Imigrantes acampados em ponte na fronteira do Peru começam a voltar para abrigos no Acre
Imigrantes estão instalados em uma escola de Assis Brasil, que faz fronteira com o Peru — Foto: Arquivo/Assistência Social
Após o confronto com a polícia no Peru e o regresso para o Acre, parte do grupo de imigrantes aceitou ser levado para um abrigo na cidade de Assis Brasil, interior do estado acreano. Esse grupo é composto por mulheres, crianças, grávidas e alguns homens.
Os demais imigrantes, que não aceitaram a proposta da prefeitura acreana de retornar aos abrigos, ficaram acampados na Ponte de Integração, onde estavam desde domingo (14). A prefeitura disse que ainda contabiliza o número de instalados na Escola Edilsa Maria Batista, mas antecipou que há pelo menos 56 crianças.

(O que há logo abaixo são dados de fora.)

int sfm_match_l2fr_launch(sfm_ctx* ctx, const uint8_t* desc, const int32_t* n_kp, int32_t n_img,
                          int32_t k_max, const int32_t* pairs, int32_t n_pairs,
                          const sfm_match_params* prm, int32_t* out_count, int32_t* out_match,
                          int32_t* out_dist) {
    hipStream_t st = ctx->stream;
    if (k_max == 0) {
        SFM_HIP_CHECK(hipMemsetAsync(out_count, 0, sizeof(int32_t) * n_pairs, st));
        return SFM_OK;
    }
    const int k_pad = (int)sfm::align_up((size_t)k_max, KALIGN);
    SFM_REQUIRE(k_pad <= KMAX, "sfm_match_batch: L2 matcher needs k_max <= 4096");
    const int n_qblk = (k_max + QB - 1) / QB;
    const size_t tab = (size_t)n_img * k_pad * sizeof(int32_t);
    const size_t recb = (size_t)n_pairs * k_pad * sizeof(int4);
    const size_t cntb = sfm::align_up(sizeof(int32_t) * (size_t)n_pairs, 256);
    const size_t descb = sfm::align_up((size_t)n_img * k_max * D, 256);
    const size_t ordb = sfm::align_up(sizeof(int32_t) * (size_t)n_pairs, 256);
    const size_t clsb = sfm::align_up((size_t)n_pairs * k_pad, 256);
    const int n_rng_max = n_pairs / REC_R + n_img + 1;
    const size_t rngb = sfm::align_up(sizeof(int2) * (size_t)n_rng_max, 256);
    const size_t rinfob = sizeof(int4) * (size_t)n_rng_max * REC_R;
    const size_t sinfob = sfm::align_up(sizeof(int4) * (size_t)n_pairs, 256);
    const size_t uinfob = sfm::align_up(UNIT * sizeof(int4) * (size_t)n_pairs, 256);
    char* ws = (char*)sfm::workspace(ctx, 256 + 2 * tab + 3 * recb + cntb + descb + 2 * ordb + clsb +
                                              256 + rngb + rinfob + 256 + sinfob + uinfob + 256);
    if (!ws) return SFM_ERR_NOMEM;
    char* w = ws;
    uint8_t* zero_row = (uint8_t*)w; w += 256;
    int32_t* norm = (int32_t*)w; w += tab;
    int32_t* cinit = (int32_t*)w; w += tab;
    int4* fwd = (int4*)w; w += recb;
    int4* surv = (int4*)w; w += recb;
    int4* rev = (int4*)w; w += recb;
    int32_t* scount = (int32_t*)w; w += cntb;
    uint8_t* desc_i8 = (uint8_t*)w; w += descb;
    int32_t* ord_f = (int32_t*)w; w += ordb;
    int32_t* ord_r = (int32_t*)w; w += ordb;
    uint8_t* cls = (uint8_t*)w; w += clsb;
    int32_t* n_rng = (int32_t*)w; w += 256;
    int2* rng = (int2*)w; w += rngb;
    int4* rinfo = (int4*)w; w += rinfob;
    int4* sinfo_f = (int4*)sfm::align_up((size_t)w, 256);
    int4* uinfo = (int4*)((char*)sinfo_f + sinfob);
    int32_t* n_units = (int32_t*)((char*)uinfo + uinfob);
    static const bool units_env = [] {
        const char* e = getenv("SFM_L2FR_UNITS");
        return !(e && e[0] == '0');
    }();
    const bool units = units_env && (3 * (size_t)n_img + 2) * sizeof(int) <= 65536;
    const int ppx = (n_pairs + 7) / 8;
    const int n_blk = n_pairs;
    const int grid = 8 * ppx * n_qblk;
    const bool mutual = prm->cross_check == SFM_XC_MUTUAL;

    const int32_t* sord_f = ord_f;
    const int32_t* sord_r = ord_r;
    const int unit_blk = units ? (mutual ? 2 : 1) : -1;
    const int bpi = (k_pad + 1023) / 1024, n_prep = bpi * n_img;
    hipLaunchKernelGGL(l2fr_setup_kernel, dim3(n_prep + (mutual ? 2 : 1) + (units ? 1 : 0)),
                       dim3(1024), ((units ? 3 : 2) * (size_t)n_img + 2) * sizeof(int), st, n_prep,
                       bpi, desc, n_kp, k_max, k_pad, norm, cinit, zero_row, (uint4*)desc_i8, pairs,
                       n_pairs, n_img, ord_f, ord_r, rng, n_rng, rinfo, sinfo_f, unit_blk, uinfo,
                       n_units);
    SFM_HIP_CHECK(hipGetLastError());
    int4* qst = rev;
    const FwdCls fc{norm, prm->ratio_num, prm->ratio_den, (long long)prm->max_dist, qst, cls};
    hipLaunchKernelGGL(l2fr_scan_kernel<false>, dim3(grid), dim3(SCAN_THREADS), 0, st, desc_i8, n_kp, k_max,
                       k_pad, cinit, zero_row, pairs, n_qblk, sord_f,
                       (const int4*)(units ? uinfo : sinfo_f), n_blk, (const int4*)nullptr,
                       (const int32_t*)nullptr, fwd, fc, (const int32_t*)(units ? n_units : nullptr));
    SFM_HIP_CHECK(hipGetLastError());
    const char* dbg = getenv("SFM_L2FR_DEBUG");
    const int dmode = dbg ? atoi(dbg) : 0;
    if (dmode == 1) {
        hipLaunchKernelGGL(l2fr_dump_kernel, dim3(n_pairs), dim3(256), 0, st, n_kp, pairs, k_max,
                           k_pad, (const int4*)fwd, (const int32_t*)nullptr, out_count, out_match,
                           out_dist);
        return SFM_OK;
    }
#ifdef L2FR_RECOVER_VALU
    hipLaunchKernelGGL(l2fr_recover_kernel, dim3(n_pairs, k_pad / GROUP), dim3(256), 0, st, desc_i8,
                       n_kp, k_max, k_pad, norm, cinit, pairs, fwd, (const uint8_t*)cls,
                       prm->ratio_num, prm->ratio_den, (long long)prm->max_dist, qst);
#else
    hipLaunchKernelGGL(l2fr_recover_mfma_kernel, dim3(n_rng_max, k_pad / GROUP), dim3(256), 0, st,
                       desc_i8, k_max, k_pad, norm, cinit, (const int4*)rinfo, (const int32_t*)n_rng,
                       (const int4*)fwd, (const uint8_t*)cls, prm->ratio_num, prm->ratio_den,
                       (long long)prm->max_dist, qst);
#endif
    SFM_HIP_CHECK(hipGetLastError());
    const bool direct = !mutual && dmode == 0;
    hipLaunchKernelGGL(l2fr_compact_kernel, dim3(n_pairs), dim3(256), 0, st, desc_i8, n_kp, k_max,
                       k_pad, norm, pairs, (const int4*)qst, prm->ratio_num, prm->ratio_den,
                       (long long)prm->max_dist, surv, scount, direct ? out_count : nullptr,
                       out_match, out_dist);
    SFM_HIP_CHECK(hipGetLastError());
    if (direct) return SFM_OK;
    if (dmode == 2) {
        hipLaunchKernelGGL(l2fr_dump_kernel, dim3(n_pairs), dim3(256), 0, st, n_kp, pairs, k_max,
                           k_pad, (const int4*)surv, (const int32_t*)scount, out_count, out_match,
                           out_dist);
        return SFM_OK;
    }
    if (mutual) {
        hipLaunchKernelGGL(l2fr_scan_kernel<true>, dim3(grid), dim3(SCAN_THREADS), 0, st, desc_i8, n_kp,
                           k_max, k_pad, cinit, zero_row, pairs, n_qblk, sord_r,
                           (const int4*)nullptr, n_blk,
                           (const int4*)surv, (const int32_t*)scount, rev, fc,
                           (const int32_t*)nullptr);
        SFM_HIP_CHECK(hipGetLastError());
    }
    if (dmode == 3) {
        hipLaunchKernelGGL(l2fr_dump_kernel, dim3(n_pairs), dim3(256), 0, st, n_kp, pairs, k_max,
                           k_pad, (const int4*)rev, (const int32_t*)scount, out_count, out_match,
                           out_dist);
        return SFM_OK;
    }
    hipLaunchKernelGGL(l2fr_final_kernel, dim3(n_pairs), dim3(256), 0, st, desc_i8, n_kp, k_max,
                       k_pad, norm, cinit, pairs, surv, scount, rev, mutual ? 1 : 0, out_count,
                       out_match, out_dist);
    SFM_HIP_CHECK(hipGetLastError());
    return SFM_OK;
}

Nessa terça-feira (16), a tensão na fronteira aumentou após os imigrantes enfrentarem a polícia peruana e invadirem a cidade de Iñapari depois de ficarem três dias acampados na ponte do lado brasileiro. Houve confronto com o exército peruano, que levou cerca de duas horas para reunir os imigrantes em um campo de futebol e os expulsarem da cidade.
O governador do Acre, Gladson Cameli, decretou, nesta terça, situação de emergência devido à cheia dos rios, que desabriga mais de 150 famílias, surto de dengue, crise migratória na fronteira do Acre com o Peru e a falta de leitos de UTI para pacientes com Covid-19.
“Não tinha ordem do governo do Brasil para impedir o regresso deles e ficaram no meio da ponte, sendo que muitos estavam machucados pelo confronto e nós voltamos com o trabalho de atendê-los. Pedi para que os líderes, que já tinham sido identificados, viessem no gabinete, conversei com os dois e pedimos para colocarem no abrigo mulheres e crianças, mas os homens querem permanecer na ponte para fazer o bloqueio para que não tenha a entrada de carretas. Há circulação de carretas com mercadorias lá do Peru e acham que essa é uma forma de continuar pressionando”, explicou o prefeito de Assis Brasil, Jerry Correia.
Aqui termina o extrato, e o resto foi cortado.